If your workload is:

  • Indexing
  • Analytics/Accounting
  • Compliance
  • Archival
  • Involves streaming confirmed data only (e.g. wallets)

You should be using Fumarole instead. It’s purpose‑built for these use cases and is the most reliable and complete data‑streaming service on Solana. 

It adds a state storage layer between multiple downstream Dragon’s Mouth instances and your client, caching ~23 hours of history and the exact position (cursor) where a disconnect occurred (if it does). By decoupling streaming (Dragon’s Mouth) from storing and from the frontend instances that serve the data, it isolates failures on each side and makes the overall pipeline much more robust.

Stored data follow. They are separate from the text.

diff --git a/nbody-eurohpc_amd/csrc/murb_plan.h b/nbody-eurohpc_amd/csrc/murb_plan.h
--- a/nbody-eurohpc_amd/csrc/murb_plan.h
+++ b/nbody-eurohpc_amd/csrc/murb_plan.h
@@ -43,11 +43,15 @@
                       std::vector<MurbSymBlockRows>& table, OutOf out_of)
 {
     std::map<int, int> index;
-    for (size_t k = first; k < end; ++k) { index[pieces[k].i_slot0 / MURB_SYM_BLOCK] = 0; if (pieces[k].j_side()) index[pieces[k].J] = 0; }
+    for (size_t k = first; k < end; ++k) {
+        index[pieces[k].i_slot0 / MURB_SYM_BLOCK] = 0;
+        if (pieces[k].j_side()) index[pieces[k].J] = 0;
+        if (pieces[k].paired()) index[pieces[k].J2] = 0;
+    }
     table.assign(index.size(), MurbSymBlockRows{});
     { int e = 0; for (auto& kv : index) { kv.second = e; const auto o = out_of(kv.first); table[e].out_slice = o.first; table[e].out_block = o.second; ++e; } }
     std::vector<std::map<int, int>> irow(index.size());
-    std::vector<int> item_irow(end - first), item_jrow(end - first);
+    std::vector<int> item_irow(end - first), item_jrow(end - first), item_jrow2(end - first, -1);
     for (size_t k = first; k < end; ++k) {
         const SymPiece& pc = pieces[k];
         const int bi = index[pc.i_slot0 / MURB_SYM_BLOCK];
@@ -55,6 +59,7 @@
         if (f == irow[bi].end()) f = irow[bi].emplace(pc.J, table[bi].ni++).first;
         item_irow[k - first] = f->second;
         item_jrow[k - first] = pc.j_side() ? table[index[pc.J]].nj++ : -1;
+        if (pc.paired()) item_jrow2[k - first] = table[index[pc.J2]].nj++;
     }
     size_t floats = 0;
     for (MurbSymBlockRows& br : table) {
@@ -71,6 +76,8 @@
         const MurbSymBlockRows& bi = table[index[pc.i_slot0 / MURB_SYM_BLOCK]];
         it.ioff = bi.base_i + (size_t)item_irow[k - first] * MURB_SYM_BLOCK + (size_t)(pc.i_slot0 % MURB_SYM_BLOCK);
         it.joff = pc.j_side() ? table[index[pc.J]].base_j + (size_t)item_jrow[k - first] * MURB_SYM_BLOCK : 0;
+        it.J2 = pc.J2;
+        it.joff2 = pc.paired() ? table[index[pc.J2]].base_j + (size_t)item_jrow2[k - first] * MURB_SYM_BLOCK : 0;
     }
     return floats;
 }
@@ -81,6 +88,7 @@
     std::vector<MurbSymBlockRows> table_main, table_tri;
     size_t floats_main = 0, floats_tri = 0;
     std::vector<SymPass> passes;
+    bool paired = false;
 };
 
 struct SymLayoutKey {
@@ -92,11 +100,12 @@
     size_t budget_floats = 0;
     int tri_div = 1;
     bool pad_aware = true;
+    bool jpair = false;
     bool operator==(const SymLayoutKey& o) const
     {
         return split == o.split && waves == o.waves && taper == o.taper && diag_tri == o.diag_tri && exchange_mode == o.exchange_mode &&
                overlap == o.overlap && tri_first_pct == o.tri_first_pct && xcd_order == o.xcd_order && budget_floats == o.budget_floats &&
-               tri_div == o.tri_div && pad_aware == o.pad_aware;
+               tri_div == o.tri_div && pad_aware == o.pad_aware && jpair == o.jpair;
     }
 };
 
@@ -125,6 +134,8 @@
     };
     build_pieces(key.xcd_order);
     if (!key.exchange_mode && key.xcd_order && cut_passes(pieces, key.budget_floats).size() > 1) build_pieces(false);
+    const bool jpair = key.jpair && W == 1 && !key.exchange_mode && key.waves == 4 && cut_passes(pieces, key.budget_floats).size() == 1;
+    if (jpair) sym_pair_pieces(pieces, piece_ends, fill, 16 * key.waves);
     size_t own_pieces = pieces.size();
     if (key.exchange_mode && flat.size() / 2 > (size_t)own) own_pieces = piece_ends.size() >= 2 ? piece_ends[piece_ends.size() - 2] : 0;
     L.items.assign(pieces.size(), MurbSymItem{});
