def lib():
    global _lib
    if _lib is not None:
        return _lib
    if not os.path.exists(LIB_PATH):
        raise VcxError(
            f"{LIB_PATH} not found: build it with `make -C viewcrafter_amd/csrc` "
            "(or `python -c 'import __graft_entry__ as g; g.build()'`). There is no fallback path.")
    import torch
    L = ctypes.CDLL(LIB_PATH)
    L.vcx_abi_version.restype = c_int
    L.vcx_last_error.restype = c_char_p
    L.vcx_device_arch.argtypes = [c_char_p, c_int]
    L.vcx_gemm_f16.argtypes = [POINTER(GemmDesc), c_void_p]
    L.vcx_gemm_units_f16.argtypes = [POINTER(GemmDesc), c_int, c_int64, c_int64, c_void_p]
    L.vcx_gemm_route.argtypes = [POINTER(GemmDesc), c_int]
    L.vcx_quant_mxfp8_f16.argtypes = [c_void_p, c_int64, c_void_p, c_void_p, c_int64, c_int, c_void_p]
    L.vcx_layernorm_mxfp8_f16.argtypes = [c_void_p, c_void_p, c_void_p, c_void_p, c_void_p, c_int64, c_int, c_float, c_void_p]
    L.vcx_gemm_mxfp8.argtypes = [c_void_p, c_void_p, c_void_p, c_void_p, c_void_p, c_void_p, c_void_p, c_void_p, c_int64, c_int64, c_int64, c_int64,
                                 c_int64, c_int, c_void_p]
    L.vcx_gemm_mxfp8_ok.argtypes = [c_int64, c_int64, c_int64, c_int]
    L.vcx_groupnorm_apply_mxfp8_f16.argtypes = [c_void_p, c_void_p, c_void_p, c_void_p, c_void_p, c_void_p, c_int, c_int64, c_int, c_int, c_float, c_int, c_void_p]
    L.vcx_conv_t3_mxfp8.argtypes = [c_void_p, c_void_p, c_void_p, c_void_p, c_void_p, c_void_p, c_void_p, c_void_p, c_int64, c_int64, c_int64, c_int64, c_int64,
                                    c_int64, c_int64, c_int64, c_int, c_void_p]
    L.vcx_conv_t3_mxfp8_ok.argtypes = [c_int64, c_int64, c_int64, c_int64, c_int64, c_int64, c_int64, c_int64, c_int64, c_int]
    L.vcx_groupnorm_apply2_mxfp8_f16.argtypes = [c_void_p, c_int, c_void_p, c_void_p, c_void_p, c_void_p, c_void_p, c_void_p, c_int, c_int64, c_int, c_int, c_float,
                                                 c_int, c_void_p]
    L.vcx_conv3x3_mxfp8.argtypes = [c_void_p, c_void_p, c_void_p, c_void_p, c_void_p, c_void_p, c_void_p, c_void_p, c_void_p, c_int64, c_int64, c_int64, c_int64,
                                    c_int64, c_int64, c_int64, c_int64, c_int64, c_int64, c_int, c_void_p]
    L.vcx_conv3x3_mxfp8_ok.argtypes = [c_int64, c_int64, c_int64, c_int64, c_int64, c_int64, c_int64, c_int64, c_int64, c_int64, c_int]
    L.vcx_groupnorm_ws_bytes.argtypes = [c_int, c_int64, c_int]
    L.vcx_groupnorm_stats_f16.argtypes = [c_void_p, c_void_p, c_void_p, c_int, c_int64, c_int, c_int, c_void_p]
    L.vcx_groupnorm_apply_f16.argtypes = [c_void_p, c_void_p, c_void_p, c_void_p, c_void_p, c_int, c_int64, c_int,
                                          c_int, c_float, c_int, c_void_p]
    L.vcx_groupnorm_apply2_f16.argtypes = [c_void_p, c_int, c_void_p, c_void_p, c_void_p, c_void_p, c_void_p, c_int, c_int64, c_int,
                                           c_int, c_float, c_int, c_void_p]
    L.vcx_layernorm_f16.argtypes = [c_void_p, c_void_p, c_void_p, c_void_p, c_int64, c_int, c_float, c_void_p]
    L.vcx_rowstats_f16.argtypes = [c_void_p, c_void_p, c_int64, c_int, c_float, c_void_p]
    L.vcx_groupnorm_stats_from_colstats_f32.argtypes = [c_void_p, c_void_p, c_void_p, c_int, c_int64, c_int, c_int, c_void_p]
    L.vcx_groupnorm_fold_linear_f16.argtypes = [c_void_p, c_void_p, c_void_p, c_void_p, c_void_p, c_void_p, c_void_p, c_int, c_int, c_int, c_int,
                                                c_float, c_void_p]
    L.vcx_attn_flash_d64_f16.argtypes = [c_void_p, c_void_p, c_void_p, c_void_p, c_int, c_int, c_int, c_int, c_int,
                                         c_int, c_int64, c_int64, c_int64, c_int64, c_float, c_int, c_void_p]
    L.vcx_attn_flash_d512_f16.argtypes = [c_void_p, c_void_p, c_void_p, c_void_p, c_int, c_int, c_int, c_int, c_int64, c_int64, c_int64, c_int64, c_float, c_void_p]
    L.vcx_attn_flash_dual_d64_f16.argtypes = [c_void_p, c_void_p, c_void_p, c_void_p, c_void_p, c_void_p, c_int, c_int, c_int,
                                              c_int, c_int, c_int, c_int64, c_int64, c_int, c_int, c_int, c_int64, c_int64,
                                              c_int64, c_int64, c_float, c_int, c_void_p]
    L.vcx_attn_temporal_d64_f16.argtypes = [c_void_p, c_void_p, c_int, c_int, c_int64, c_int, c_int64, c_int, c_int,
                                            c_int64, c_float, c_void_p]
    L.vcx_attn_temporal_d64_masked_f16.argtypes = [c_void_p, c_void_p, c_int, c_int, c_int64, c_int, c_int64, c_int, c_int,
                                            c_int64, c_float, c_int, c_void_p]
    L.vcx_attn_temporal_d64_rel_f16.argtypes = [c_void_p, c_void_p, c_void_p, c_void_p, c_int, c_int, c_int, c_int64, c_int, c_int64, c_int, c_int,
                                                c_int64, c_float, c_int, c_void_p]
    L.vcx_softmax_rows_f16.argtypes = [c_void_p, c_int64, c_int, c_int64, c_void_p]
    L.vcx_silu_f32.argtypes = [c_void_p, c_void_p, c_int64, c_void_p]
    L.vcx_gelu_f16.argtypes = [c_void_p, c_void_p, c_int64, c_void_p]
    L.vcx_add_nchw_f32_to_nhwc_f16.argtypes = [c_void_p, c_void_p, c_int, c_int, c_int64, c_void_p]
    L.vcx_clip_preprocess_f32.argtypes = [c_void_p, c_void_p, c_int, c_int, c_int, c_int, c_int, c_int, POINTER(c_float), POINTER(c_float),
                                          c_void_p]
    L.vcx_timestep_embedding_f32.argtypes = [c_void_p, c_void_p, c_int, c_int, c_float, c_void_p]
    L.vcx_cast_f32_to_f16.argtypes = [c_void_p, c_void_p, c_int64, c_void_p]
    L.vcx_cast_f16_to_f32.argtypes = [c_void_p, c_void_p, c_int64, c_void_p]
    L.vcx_copy2d_f16.argtypes = [c_void_p, c_void_p, c_int64, c_int, c_int64, c_int64, c_void_p]
    L.vcx_avgpool2x2_f16.argtypes = [c_void_p, c_void_p, c_int, c_int, c_int, c_int, c_void_p]
    L.vcx_upsample2x_f16.argtypes = [c_void_p, c_void_p, c_int, c_int, c_int, c_int, c_void_p]
    L.vcx_ncthw_f32_to_nthwc_f16.argtypes = [c_void_p, c_void_p, c_int, c_int, c_int, c_int64, c_int, c_int, c_float,
                                             c_void_p]
    L.vcx_nthwc_to_ncthw_f32.argtypes = [c_void_p, c_void_p, c_int, c_int, c_int, c_int64, c_int, c_int, c_void_p]
    L.vcx_ddim_ws_bytes.restype = ctypes.c_size_t
    L.vcx_ddim_ws_bytes.argtypes = [c_int, c_int64]
    L.vcx_ddim_step_f32.argtypes = [c_void_p, c_void_p, c_void_p, c_void_p, c_void_p, c_void_p, c_void_p, ctypes.c_size_t, c_int,
                                    c_int64, POINTER(c_float), c_void_p]
    L.vcx_ddim_step3_f32.argtypes = [c_void_p, c_void_p, c_void_p, c_void_p, c_void_p, c_void_p, c_void_p, c_void_p, ctypes.c_size_t,
                                     c_int, c_int64, POINTER(c_float), c_void_p]
    L.vcx_profile_begin.argtypes = [c_int]
    L.vcx_profile_end.argtypes = [POINTER(c_double)]
    L.vcx_tune_set.argtypes = [c_int, c_int]
    L.vcx_tune_get.argtypes = [c_int]
    for name in SYMBOLS:
        fn = getattr(L, name)
        if name == "vcx_groupnorm_ws_bytes":
            fn.restype = ctypes.c_size_t
        elif name != "vcx_last_error":
            fn.restype = c_int
    if L.vcx_abi_version() != ABI_VERSION:
        raise VcxError(f"libvcx ABI version {L.vcx_abi_version()} != {ABI_VERSION}; rebuild the library (make -C viewcrafter_amd/csrc)")
    _lib = L
    return L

  1. Reconnect. If you disconnect, you can resume exactly where you left off using a cursor
  2. Backfill. You can replay historical data for up to ~23 hours without complex custom logic
  3. Scale. You can use consumer groups to shard the stream across multiple readers

Troubleshooting checklist

If you’re experiencing issues on Triton endpoints and want our help, don’t hesitate to reach out. Before messaging support, please make sure you have the following information ready (we’ll ask for it):

  • What is your download capacity? 10 Gbps is ideal.
  • What is your RTT to the endpoint? < 50 ms is ideal.
  • Have you enabled HTTP/2 adaptive window and zstd compression? Highly recommended.
  • What throughput and ping interval does the test client report?